# Shelby Beauty Bike Badge



## Freqman1 (May 14, 2014)

I bought this badge some time ago with the intent of restoring it and putting it on a restored girls Speedline. I was told, however, that these were used on exercise bikes. Does anyone know if this is true? Does anyone have a pic of this badge on an original bike? Thanks, Shawn


----------



## catfish (May 14, 2014)

Yes it's true. These were only used on exercise bikes.


----------



## JAF/CO (May 14, 2014)

so if you are riding your bike for exercise put that badge on it


----------



## slick (May 14, 2014)

I personally have never seen one on a bicycle, and you won't be able to put one on a girls or boys bike fender, on a fork tube yes, fender no. The fender is curved left to right as well as front to back. Try setting that badge on the fender and you will see what I mean. It has the wrong contour to do that and the sides will kink if you try to bend it. Sorry for the disappointment.  Been there,  tried it already.


----------



## Freqman1 (May 14, 2014)

slick said:


> I personally have never seen one on a bicycle, and you won't be able to put one on a girls or boys bike fender, on a fork tube yes, fender no. The fender is curved left to right as well as front to back. Try setting that badge on the fender and you will see what I mean. It has the wrong contour to do that and the sides will kink if you try to bend it. Sorry for the disappointment.  Been there,  tried it already.
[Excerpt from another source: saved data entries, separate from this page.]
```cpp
template <class M>
PL_DEV int ida_test_error(CellLDS<M>& S, IdaScalars& I, double ck, double& err_k, double& err_km1) {
  PL_MODEL(M);
  const int lane = lane_id();
  const int kk = I.kk;
  PL_AMARK("test_error");
  double s0 = 0, s1 = 0, s2 = 0;
#ifdef PL_WAVE_EMU
  if (getenv("PL_EMU_TRACE_EE") && blockIdx.x == 0 && I.nst < atoi(getenv("PL_EMU_TRACE_EE"))) { PL_VEC(n) fprintf(stderr, "dev ee %d %d %.6e %.6e\n", I.nst + 1, n, EE(n), EE(n) * EWT(n)); }
#endif
  if constexpr (PL_FLAT<M>) {
    const int j1 = kk, j2 = kk > 1 ? kk - 1 : 0;
    double pk[NTRIP], pkm1[NTRIP];
    PL_VEC(n) { pk[k__] = S.phi[j1][n]; pkm1[k__] = S.phi[j2][n]; }
    PL_VEC(n) {
      const double w = EWT(n), e = EE(n);
      double p = e * w; s0 += p * p;
      const double d1 = pk[k__] + e; p = d1 * w; s1 += p * p;
      const double d2 = d1 + pkm1[k__]; p = d2 * w; s2 += p * p;
    }
  } else if constexpr (PHI_REGS<M>) {
    double pk[NTRIP], pkm1[NTRIP];
    PL_VEC(n) { pk[k__] = 0.0; pkm1[k__] = 0.0; }
    _Pragma("unroll") for (int j = 1; j <= MAXORD; j++) {
      if (j == kk && kk > 1) { PL_VEC(n) pk[k__] = PHI_RD(j, n); }
      else if (j == kk - 1 && kk > 2) { PL_VEC(n) pkm1[k__] = PHI_RD(j, n); }
    }
    PL_VEC(n) {
      const double w = EWT(n), e = EE(n);
      double p = e * w; s0 += p * p;
      if (kk > 1) { const double d1 = pk[k__] + e; p = d1 * w; s1 += p * p;
        if (kk > 2) { const double d2 = d1 + pkm1[k__]; p = d2 * w; s2 += p * p; } }
// ... 440 lines not shown
    double t0;
    if (new_run) { t0 = 0.0; if (!(Yinit && from_states)) cell_initial_guess(S, S.yy, SOC0); SOC = SOC0; }
    else t0 = nextafter(t_global, 1e300);
    double value = run.value, Iguess;
    const bool is_tab = (F & GF_FUNC) && (run.value_kind == PLH_VAL_TABLE || run.value_kind == PLH_VAL_EXPR);
    const bool is_fun = is_tab && run.mode != PLH_MODE_RES;
    if (is_tab) {
      value = run_input<F>(S, run, 0.0, S.yy, S.yp);
      if (mode == PLH_MODE_I) Iguess = value;
      else if (mode == PLH_MODE_P) Iguess = value / (cellV<M>(S.yy) * S.cc.I1C);
      else if (mode == PLH_MODE_RES) Iguess = have_prev ? prev_I : 1.0;
      else if (have_prev) Iguess = prev_I;
      else { const double OCV = cellV<M>(S.yy); Iguess = value > OCV ? 1.0 : -1.0; }
    } else
    if (dstate) {
      if (run.value_kind == PLH_VAL_HOLD) { value = 0.0; if (lane == 0 && wave_id() == 0) S.runc.value = 0.0; }
      Iguess = have_prev ? prev_I : 1.0;
    } else
    if (mode == PLH_MODE_I) {
      if (run.value_kind == PLH_VAL_HOLD) value = have_prev ? prev_I : 0.0;
      else if (run.value_kind == PLH_VAL_REST) value = 0.0;
      Iguess = value;
    } else if (mode == PLH_MODE_V) {
      if (run.value_kind == PLH_VAL_HOLD) { value = prev_V; Iguess = prev_V; }
      else if (have_prev && prev_I != 0.0) Iguess = prev_I;
      else { const double OCV = cellV<M>(S.yy); Iguess = value > OCV ? 1.0 : -1.0; }
    } else if (mode == PLH_MODE_P) {
      if (run.value_kind == PLH_VAL_HOLD) { value = prev_I * S.cc.I1C * prev_V; Iguess = prev_I; }
      else if (run.value_kind == PLH_VAL_REST) { value = 0.0; Iguess = 0.0; }
      else Iguess = value / (cellV<M>(S.yy) * S.cc.I1C);
    } else if (mode == PLH_MODE_ETA_P) {
      if (run.value_kind == PLH_VAL_HOLD) { value = prev_etap; Iguess = prev_I; }
      else if (have_prev) Iguess = prev_I;
      else { const double OCV = cellV<M>(S.yy); Iguess = value > OCV ? 1.0 : -1.0; }
    } else {
      if (run.value_kind == PLH_VAL_HOLD) value = 0.0;
      Iguess = have_prev ? prev_I : 1.0;
    }
    PL_XSYNC();
    if (lane == 0 && wave_id() == 0) S.yy[O_I] = Iguess;
    PL_XSYNC();
    GenRow grow;
    if constexpr ((F & GF_GENROW) != 0) { if (((run.value_kind == PLH_VAL_EXPR && run.n_dcol > 0) || dstate) && genW) { grow.run = &run; grow.W = genW; } }
    int flag = PLH_FLAG_RUNNING;
    plh_run_info ri; ri.flag = PLH_FLAG_RUNNING; ri.iterations = 0; ri.t_end = t_global; ri.V = 0; ri.I = 0; ri.SOC = SOC; ri.T_avg = T0;
    const bool continuation = !new_run;
    PrevVals pv; pv.frac = 1.0; pv.V = -1; pv.SOC = -1; pv.I = -1; pv.c_s_n = -1; pv.c_e_min = -1; pv.eta_pl = -1; pv.dfilm = -1; pv.T = -1; pv.g = -1;
    double tprev = 0.0, t = 0.0, t_prev_saved = t0; int iter = 1; bool stalled_once = false;
    double I_prev_pt = 0.0, t_restart = 0.0;
    [[maybe_unused]] StepPt spt;
#if defined(PL_WAVE_EMU) && !defined(PL_OLD_STEP_BOUNDARY)
    static_assert(!(F == 0 && PL_FLAT<M> && M::NST >= 301) || PL_STEPB<F, M>, "emulator build: the plain kernel of a 301-state model must take the new step boundary");
#endif
    [[maybe_unused]] double soc_nm1_s = 0.0, dt_step_s = 0.0, soc_n_s = 0.0;
    bool first_init = true, again = false, init_failed = false;
    [[maybe_unused]] int steps_since_restart = 2;
    auto init_block = [&]() -> bool {
    again = false;
    int ierr; { PL_TIC(); ierr = cell_init_consistent<F>(S, R, tb, S.yy, S.yp, S.delta, S.phi[1], mode, value, o.reltol_init, cnt, S.phi[0], o.refine,
                                                                       ((F & GF_EXPR) && (run.value_kind == PLH_VAL_EXPR || dstate)) ? &run : nullptr, t_restart, &grow); PL_TOC(S, PH_INIT); }
    if (ierr != 0) { if (first_init) init_failed = true; else flag = ierr; ri.flag = ierr; return false; }
    if constexpr ((F & GF_STOPS) != 0) { if (o.yp_alg_zero) { PL_VEC(n) if (n >= NDIFF) S.yp[n] = 0.0; PL_XSYNC(); } }
    ida_reinit(S, I, S.yy, S.yp, first_init ? (o.max_order > 0 && o.max_order <= MAXORD ? o.max_order : MAXORD) : I.maxord, t_restart);
    if (first_init) {
      first_init = false;
      save_pt(nout, t0, S.yy, SOC); nout++;
      check_stop<F>(S, run, o, 0.0, run.tf, S.yy, S.yp, SOC, pv, flag);
      PL_VECG(n) { Yprev[n] = S.yy[n]; YPprev[n] = S.yp[n]; }
      PL_SYNC();
      I_prev_pt = S.yy[O_I];
      if constexpr ((F & GF_SENS) != 0) sens_init(S, SX, mode, value, new_run, SOC0, o.reltol, o.abstol, nout - 1, run.value_kind == PLH_VAL_HOLD && have_prev, prev_V, prev_I);
    }
    return true;
    };
    bool init_ok = true;
    [[maybe_unused]] bool need_init = true;
    if constexpr ((F & GF_FUNC) == 0) init_ok = init_block();
    PL_TICH(pl_tl__);
    while (init_ok && flag == PLH_FLAG_RUNNING) {
      if constexpr ((F & GF_FUNC) != 0) {
        if (need_init) { need_init = false; if (!init_block()) break; if (flag != PLH_FLAG_RUNNING) break; }
      }
      double tret = t; tprev = t;
      double tstop_now;
      if constexpr ((F & GF_STOPS) != 0) tstop_now = next_tstop(o, t, continuation, run.tf);
      else tstop_now = (continuation && run.tf > 1.0 && t < 1.0) ? 1.0 : run.tf;
      if constexpr (M::W2) __syncthreads();
      PL_TOCH(S, pl_tl__, 1);
      const int sf = ida_step<F>(S, R, tb, I, tstop_now, tret, mode, value, o, cnt, (is_tab || dstate) ? &run : nullptr, &grow, &spt);
      if (sf != 0) {
        if (I.nst == 0 && !stalled_once) {
          stalled_once = true;
          PL_VECG(n) { S.yy[n] = Yprev[n]; S.yp[n] = YPprev[n]; }
          PL_XSYNC();
          ida_reinit(S, I, S.yy, S.yp, I.maxord); I.h0_forced = o.reltol; iter++; t = tprev;
          save_pt(nout, t + t0, S.yy, SOC); nout++;
          if constexpr ((F & GF_SENS) != 0) sens_repeat_point(S, SX, nout - 1);
          check_stop<F>(S, run, o, t, run.tf, S.yy, S.yp, SOC, pv, flag);
          continue;
        }
        if constexpr (PL_STEPB<F, M>) { static_assert(!PL_STEPB<F, M> || M::PRED_REGS, "the predictor of the last attempt must still be in registers"); form_iterate(S, I, false); }
        flag = sf; break;
      }
      iter++; t = tret;
      if constexpr ((F & GF_FUNC) != 0) steps_since_restart++;
      PL_TIC(); PL_TICE(3);
// ... 68 lines not shown
```

Measured before the change: 966,400.

## Fuse particle residual rows with the particle inverse solve in Newton iterations

In Newton iterations without a Jacobian refresh, a new chained routine computes the solid-concentration residual rows and applies the per-particle inverse directly in registers. The intermediate residual no longer has to be written to the delta vector and read back in the solve. The solve is told the particle part is already done (have_w) and skips its own Ainv pass. This saves LDS traffic and a pass of loads, at the cost of more registers live at once, and it is limited to large row-layout non-SEI models on the plain kernel.

```diff
diff --git a/petlion.jl_amd/csrc/dfn_cell.h b/petlion.jl_amd/csrc/dfn_cell.h
--- a/petlion.jl_amd/csrc/dfn_cell.h
+++ b/petlion.jl_amd/csrc/dfn_cell.h
@@ -1065,6 +1065,61 @@
 }
 
 template <class M>
+PL_DEV void iso_cs_chain_rowb(CellLDS<M>& S, LaneRegs& R, const double* Y, const double* YP) {
+  PL_MODEL(M);
+  static_assert(PL_CSDPP<M>, "row layout only");
+  const int lane = lane_id();
+  const CellConst& c = S.cc;
+  const int q = lane >> 4, r = lane & 15, rc = r < NR ? r : NR - 1;
+  double Mrow[NR], AP[NR], AN[NR];
+#pragma unroll
+  for (int k = 0; k < NR; k++) { Mrow[k] = S.Mr[rc * NR + k]; AP[k] = S.Ainv[0][rc * NR + k]; AN[k] = S.Ainv[1][rc * NR + k]; }
+  [[maybe_unused]] double MrowN[NR_EQ ? 1 : NR];
+  if constexpr (!NR_EQ) for (int k = 0; k < NR; k++) MrowN[k] = S.Mr[S.mr_el(1) + rc * NR + k];
+  const double kap_p = c.kap_p, kap_n = c.kap_n, bj_p = c.bj_p, bj_n = c.bj_n;
+  int pp[CSD_PASS]; double acc[CSD_PASS], cv[CSD_PASS], jv[CSD_PASS], ypv[CSD_PASS];
+#pragma unroll
+  for (int pass = 0; pass < CSD_PASS; pass++) {
+    const int p = pass * CSD_G + q; pp[pass] = p < NJ ? p : NJ - 1; acc[pass] = 0.0;
+    const int rk = rc < nr_of(pp[pass]) ? rc : nr_of(pp[pass]) - 1;
+    cv[pass] = Y[O_CS + cs_off(pp[pass]) + rk];
+    jv[pass] = Y[O_J + pp[pass]];
+    ypv[pass] = YP[O_CS + cs_off(pp[pass]) + rk];
+  }
+  csd_settle(cv);
+  static_for<0, NR>([&](auto kc) {
+    constexpr int k = decltype(kc)::value;
+#pragma unroll
+    for (int pass = 0; pass < CSD_PASS; pass++) {
+      if constexpr (NR_EQ) rowb_fmac<k>(acc[pass], cv[pass], Mrow[k]);
+      else rowb_fmac<k>(acc[pass], cv[pass], pp[pass] < NP ? Mrow[k] : MrowN[k]);
+    }
+  });
+  double f[CSD_PASS], w[CSD_PASS];
+#pragma unroll
+  for (int pass = 0; pass < CSD_PASS; pass++) {
+    const int p = pass * CSD_G + q;
+    double rhs = (p < NP ? kap_p : kap_n) * acc[pass];
+    if (r == nr_of(pp[pass]) - 1) rhs += (p < NP ? bj_p : bj_n) * jv[pass];
+    f[pass] = rhs - ypv[pass];
+    w[pass] = 0.0;
+  }
+  csd_settle(f);
+  static_for<0, NR>([&](auto kc) {
+    constexpr int k = decltype(kc)::value;
+#pragma unroll
+    for (int pass = 0; pass < CSD_PASS; pass++)
+      rowb_fmac<k>(w[pass], f[pass], (pass + 1) * CSD_G <= NP ? AP[k] : (pass * CSD_G >= NP ? AN[k] : (pp[pass] < NP ? AP[k] : AN[k])));
+  });
+#pragma unroll
+  for (int pass = 0; pass < CSD_PASS; pass++) {
+    const int p = pass * CSD_G + q;
+    if (p < NJ && r == nr_of(pp[pass]) - 1) S.w9[p] = w[pass];
+    R.wreg[pass] = w[pass];
+  }
+}
+
+template <class M>
 PL_DEV void iso_cs_rows(CellLDS<M>& S, const LaneRegs& R, const double* Y, const double* YP, double* Fo) {
   PL_MODEL(M);
   if constexpr (PL_CSDPP<M>) { iso_cs_rows_rowb(S, Y, YP, Fo); return; }
@@ -1115,13 +1170,13 @@
   if constexpr (M::THERMAL) thermal_cs_rows<WANT_JAC>(S, S.tb, Y, YP, Fo);
   else if constexpr (M::SD == 0) iso_cs_rows(S, R, Y, YP, Fo);
 }
-template <class M>
+template <bool CS_ROWS = true, class M>
 PL_DEV void cell_residual(CellLDS<M>& S, const LaneRegs& R, const double* Y, const double* YP, double* Fo, int mode, double value) {
   PL_TICE(2);
   cell_node_pass<true, false>(S, Y, YP, Fo, mode, value);
   if constexpr (M::THERMAL) PL_SYNC();
   PL_TOCE(S, 2, 5);
-  cell_cs_rows<false>(S, R, Y, YP, Fo);
+  if constexpr (CS_ROWS) cell_cs_rows<false>(S, R, Y, YP, Fo);
   PL_SYNC();
   PL_TOCE(S, 2, 6);
 }
@@ -1406,14 +1461,14 @@
 }
 
 template <class M>
-PL_DEV void iso_solve(CellLDS<M>& S, LaneRegs& R, double* b, int mode, bool alg_only) {
+PL_DEV void iso_solve(CellLDS<M>& S, LaneRegs& R, double* b, int mode, bool alg_only, bool have_w = false) {
   PL_MODEL(M);
   const int lane = lane_id();
   const CellConst& c = S.cc;
   const int r = lane % NR, g = lane / NR;
   PL_TICE(2);
   if constexpr (PL_CSDPP<M>) {
-    if (!alg_only) {
+    if (!alg_only && !have_w) {
       const int q = lane >> 4, rr = lane & 15, rc = rr < NR ? rr : NR - 1;
       double AP[NR], AN[NR];
 #pragma unroll
@@ -1698,9 +1753,13 @@
   else iso_factor(S, R, tb, cj, mode, alg_only);
 }
 template <class M>
-PL_DEV void cell_solve(CellLDS<M>& S, LaneRegs& R, double* b, int mode, bool alg_only) {
+PL_DEV void cell_solve(CellLDS<M>& S, LaneRegs& R, double* b, int mode, bool alg_only, bool have_w = false) {
   if constexpr (M::THERMAL) thermal_solve(S, R, S.tb, b, mode, alg_only);
-  else iso_solve(S, R, b, mode, alg_only);
+  else iso_solve(S, R, b, mode, alg_only, have_w);
+}
+template <class M>
+PL_DEV void cell_cs_chain(CellLDS<M>& S, LaneRegs& R, const double* Y, const double* YP) {
+  iso_cs_chain_rowb(S, R, Y, YP);
 }
 template <bool FROZEN = false, class M>
 PL_DEV double jac_entry(const CellLDS<M>& S, const Tables* __restrict__ tb, unsigned w, double cj) {
diff --git a/petlion.jl_amd/csrc/dfn_integrate.h b/petlion.jl_amd/csrc/dfn_integrate.h
--- a/petlion.jl_amd/csrc/dfn_integrate.h
+++ b/petlion.jl_amd/csrc/dfn_integrate.h
@@ -40,6 +40,14 @@
 template <int F, class M> constexpr bool PL_STEPB = false;
 #else
 template <int F, class M> constexpr bool PL_STEPB = F == 0 && PL_FLAT<M> && (sizeof(CellLDS<M>) > PL_TWO_CELLS_LDS_MAX);
+#endif
+#if defined(PL_OLD_NEWTON_PARTICLES) && !defined(PL_WAVE_EMU) && !defined(PL_PHASE_TIMERS)
+#error "PL_OLD_NEWTON_PARTICLES is for wave-emulator test builds and phase-timer profiling builds only"
+#endif
+#ifdef PL_OLD_NEWTON_PARTICLES
+template <int F, class M> constexpr bool PL_NEWTP = false;
+#else
+template <int F, class M> constexpr bool PL_NEWTP = F == 0 && PL_CSDPP<M> && !M::SEI && (sizeof(CellLDS<M>) > PL_TWO_CELLS_LDS_MAX);
 #endif
 struct StepPt { double I, dI, V, dV, ep, dep; };
 template <class M>
@@ -419,6 +427,7 @@
   PL_VEC(n) EE(n) = 0.0;
   PL_SYNC();
   int jcur = 0, ret = 0, m = 0; bool done = false; double oldnrm = 0.0;
+  [[maybe_unused]] bool have_w = false;
   for (bool first = true;; first = false) {
     if constexpr (PL_STEPB<F, M>) { if (done) break; }
     { PL_TIC(); form_iterate(S, I, first); PL_TOC(S, PH_NEWTVEC); }
@@ -433,9 +442,14 @@
       cnt_add(cnt, C_RES); cnt_add(cnt, C_JAC); cnt_add(cnt, C_FACT);
       I.cjold = I.cj; I.cjratio = 1.0; I.ss = 20.0; jcur = 1; callLSetup = 0;
       PL_TOC(S, PH_JACFACT);
+      if constexpr (PL_NEWTP<F, M>) have_w = false;
     } else {
       PL_TIC();
-      cell_residual(S, R, S.yy, S.yp, S.delta, mode, value);
+      if constexpr (PL_NEWTP<F, M>) {
+        { PL_TICE(2); cell_cs_chain(S, R, S.yy, S.yp); PL_TOCE(S, 2, 6); }
+        cell_residual<false>(S, R, S.yy, S.yp, S.delta, mode, value);
+        have_w = true;
+      } else cell_residual(S, R, S.yy, S.yp, S.delta, mode, value);
       cnt_add(cnt, C_RES);
       PL_TOC(S, PH_RES);
     }
@@ -445,6 +459,7 @@
     if constexpr ((F & GF_GENROW) != 0) gens = g && g->on();
     if ((F & GF_REFINE) && nref > 0) cell_solve_refined(S, R, tb, S.delta, S.yp, I.cjold, mode, false, nref, gens ? g : nullptr);
     else if (gens) gen_solve(S, R, S.delta, false, *g);
+    else if constexpr (PL_NEWTP<F, M>) cell_solve(S, R, S.delta, mode, false, have_w);
     else cell_solve(S, R, S.delta, mode, false);
     PL_TOC(S, PH_SOLVE); }
     PL_TIC();
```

No disappointment Chris--I think its a cool badge regardless. I only paid $25 for it and I wound up buying an Arrow anyway. BTW mine lays down just fine on a Speedline fender without kinking. V/r Shawn


----------



## cyclingday (May 14, 2014)

One of the guys just picked up one of those excercycles at the Rose Bowl swap meet this past weekend, and that was the badge it had on it.
 It also came with a nice set of Torrington 10s.
 I'm sure those Shelby excercycles are getting hard to find with their badge and pedals still intact.


----------



## scrubbinrims (May 14, 2014)

I have never seen a Shelby exercise bicycle, anybody know if the badge mounted to the fender or head tube?
Chris


----------



## cyclingday (May 15, 2014)

scrubbinrims said:


> I have never seen a Shelby exercise bicycle, anybody know if the badge mounted to the fender or head tube?
> Chris




By the shape of it, I looks like it mounted to the head tube.
I asked the buyer of the Rose Bowl bike, if he could post a picture of it, so that we could see what a Shelby excersise bike looks like, and where the head badge is mounted.
Hopefully, he will.


----------



## Lawrence Ruskin (May 15, 2014)

Kool deco badge either way...


----------



## dfa242 (May 15, 2014)

There was a Shelby Beauty bike at the 2013 Copake swap but all I got was a photo of the badge (on the head).


----------



## Bri-In-RI (May 15, 2014)

scrubbinrims said:


> I have never seen a Shelby exercise bicycle, anybody know if the badge mounted to the fender or head tube?
> Chris





The exerciser that Dean posted the head badge pic of was also at Monson 2013


----------



## Screwtape (May 15, 2014)

If ever I've seen a cool exercycle, this is it.


----------



## scrubbinrims (May 15, 2014)

Bri-In-RI said:


> The exerciser that Dean posted the head badge pic of was also at Monson 2013




Ughhh, I have to turn away...like watching the stock market crash.
My wife tells me not to invest my savings into old bicycle headbadges, but did I listen?
Noooo.
Chris


----------